I have worked in aged care nursing all of my nursing career of 27 years. We claim to care for our residents but everyday we go home feeling emotionally drained and wrecked because we are run off our feet and receive not much support ... we are not providing emotional support for residents or are able to care for them properly because we don’t have the time ... the health care system is chewing up nurses and residents alike.

Coming from someone who has worked in the aged-care industry for 27 years, that is a shocking indictment of the state of aged care in this country. The fact that these unfair and unbalanced laws are detrimentally affecting the ability of the aged-care industry to recruit and retain the staff levels necessary for a quality aged-care system does not seem to worry this arrogant government one little bit. This government is out of touch with the needs of our community. This government is out of touch with the standards of care that Australians expect for their elderly residents, and it has lost sight altogether of the political mainstream.

This government is a government of numbers. And we all know that you cannot translate quality care and compassion into numbers. This government does not care that our elderly residents are forced to sit in hospital wards for weeks at a time waiting for a nursing home bed to finally become available. It does not care that elderly residents of aged-care facilities are exposed to substandard levels of care. And it certainly does not care about a fair and equitable deal for aged-care nurses. No, like all true ideologues, this government cares only for its ideological agenda.
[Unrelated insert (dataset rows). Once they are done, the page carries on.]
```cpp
typedef struct y3_conv_desc {
  int32_t n, h, w;
  int32_t c_in, c_out;
  int32_t ksize, stride;
  int32_t act;
  const void* in;
  int32_t in_ld, in_coff;
  const void* weight;
  const float* bias;
  void* out;
  int32_t out_ld, out_coff;
  const void* res;
  int32_t res_ld, res_coff;
  int32_t upsample;
  float* out_f32;
  int32_t out_f32_ld;
  int32_t* err;
  int32_t weight_layout;
  int32_t in_fmt;
  int32_t out_fmt;
  const float* dq;
  float res_scale;
  float out_inv_scale;
} y3_conv_desc;
#define Y3_FMT_BF16 0
#define Y3_FMT_E4M3 1
int y3_conv_bn_act_fwd(const y3_conv_desc* d, y3_stream_t stream);
int y3_conv_dgrad_s2(const y3_conv_desc* d, y3_stream_t stream);
#define Y3_W_TAPS 0
#define Y3_W_XPAIR 1
int y3_conv_weight_layout(const y3_conv_desc* d);
typedef struct y3_conv_plan_info {
  int32_t block_n, block_k, halo, resident_weights, xpair;
  int32_t m_tiles, n_tiles, k_blocks, grid;
} y3_conv_plan_info;
int y3_conv_plan(const y3_conv_desc* d, y3_conv_plan_info* out);
int y3_conv_cout_pad(int32_t c_out);

#define Y3_IN_F32 0
#define Y3_IN_U8 1
typedef struct y3_first_desc {
  const void* in;
  int32_t in_dtype;
  float in_div;
  int32_t n, h, w;
  const float* weight;
  const float* bias;
  int32_t c_out;
  void* out;
  int32_t out_ld, out_coff;
} y3_first_desc;
int y3_conv_first_fwd(const y3_first_desc* d, y3_stream_t stream);

typedef struct y3_pool_desc {
  const void* in;
  int32_t in_ld, in_coff;
  void* out;
  int32_t out_ld, out_coff;
  int32_t n, h, w, c;
  int32_t ho, wo;
  int32_t k, stride, off, oob_zero;
  int32_t fmt;
} y3_pool_desc;
int y3_maxpool_fwd(const y3_pool_desc* d, y3_stream_t stream);
int y3_maxpool_train_fwd(const y3_pool_desc* d, uint8_t* idx, y3_stream_t stream);
int y3_maxpool_bwd(const y3_pool_desc* d, const uint8_t* idx, int32_t accumulate, y3_stream_t stream);

int y3_amax_nhwc(const void* x, int32_t fmt, int32_t ld, int32_t coff, int32_t n, int32_t h, int32_t w, int32_t c,
                 float* amax, y3_stream_t stream);

int y3_nchw_to_padded_nhwc(const float* src, int32_t n, int32_t c, int32_t h, int32_t w, void* dst, int32_t dst_ld,
                           int32_t dst_coff, y3_stream_t stream);
int y3_padded_nhwc_to_nchw(const void* src, int32_t src_ld, int32_t src_coff, int32_t n, int32_t c, int32_t h,
                           int32_t w, float* dst, y3_stream_t stream);

#define Y3_MAX_LEVELS 5
#define Y3_MAX_ANCHORS 6
typedef struct y3_detect_level {
  const float* raw;
  const float* head;
  int32_t head_ld;
  float* raw_out;
  int32_t ny, nx;
  float stride;
  float anchor_w[Y3_MAX_ANCHORS];
  float anchor_h[Y3_MAX_ANCHORS];
} y3_detect_level;
// ... 257 lines not shown
```

### yolov3_b200/_lib.py

```python
from __future__ import annotations

import ctypes as C
from pathlib import Path

_LIB_PATH = Path(__file__).resolve().parent / "libyolov3_b200.so"
_lib = None


class Y3Error(RuntimeError):
    pass


class ConvDesc(C.Structure):

    _fields_ = [
        ("n", C.c_int32), ("h", C.c_int32), ("w", C.c_int32),
        ("c_in", C.c_int32), ("c_out", C.c_int32),
        ("ksize", C.c_int32), ("stride", C.c_int32),
        ("act", C.c_int32),
        ("in_", C.c_void_p), ("in_ld", C.c_int32), ("in_coff", C.c_int32),
        ("weight", C.c_void_p),
        ("bias", C.c_void_p),
        ("out", C.c_void_p), ("out_ld", C.c_int32), ("out_coff", C.c_int32),
        ("res", C.c_void_p), ("res_ld", C.c_int32), ("res_coff", C.c_int32),
        ("upsample", C.c_int32),
        ("out_f32", C.c_void_p), ("out_f32_ld", C.c_int32),
        ("err", C.c_void_p),
        ("weight_layout", C.c_int32),
        ("in_fmt", C.c_int32), ("out_fmt", C.c_int32),
        ("dq", C.c_void_p), ("res_scale", C.c_float), ("out_inv_scale", C.c_float),
    ]


class ConvPlanInfo(C.Structure):

    _fields_ = [(k, C.c_int32) for k in ("block_n", "block_k", "halo", "resident_weights", "xpair", "m_tiles", "n_tiles",
                                         "k_blocks", "grid")]


W_TAPS, W_XPAIR = 0, 1
FMT_BF16, FMT_E4M3 = 0, 1
MAX_LEVELS, MAX_ANCHORS = 5, 6


class DetectLevel(C.Structure):

    _fields_ = [("raw", C.c_void_p), ("head", C.c_void_p), ("head_ld", C.c_int32), ("raw_out", C.c_void_p),
                ("ny", C.c_int32), ("nx", C.c_int32), ("stride", C.c_float),
                ("anchor_w", C.c_float * MAX_ANCHORS), ("anchor_h", C.c_float * MAX_ANCHORS)]


class FirstDesc(C.Structure):

    _fields_ = [("in_", C.c_void_p), ("in_dtype", C.c_int32), ("in_div", C.c_float),
                ("n", C.c_int32), ("h", C.c_int32), ("w", C.c_int32),
                ("weight", C.c_void_p), ("bias", C.c_void_p), ("c_out", C.c_int32),
                ("out", C.c_void_p), ("out_ld", C.c_int32), ("out_coff", C.c_int32)]
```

To ensure that elderly Australians like Mrs Duim receive the level of care that they are rightfully entitled to, there needs to be substantial funding planned for the future. The Labor Party supports these amendments to the Aged Care Act, but they will not fix the shortages in aged-care beds and they will do little to improve the quality of aged care. Only a Labor government can rescue the state of aged-care services in Australia and ensure that our elderly residents are treated with the care and respect they deserve. Senior Australians deserve better.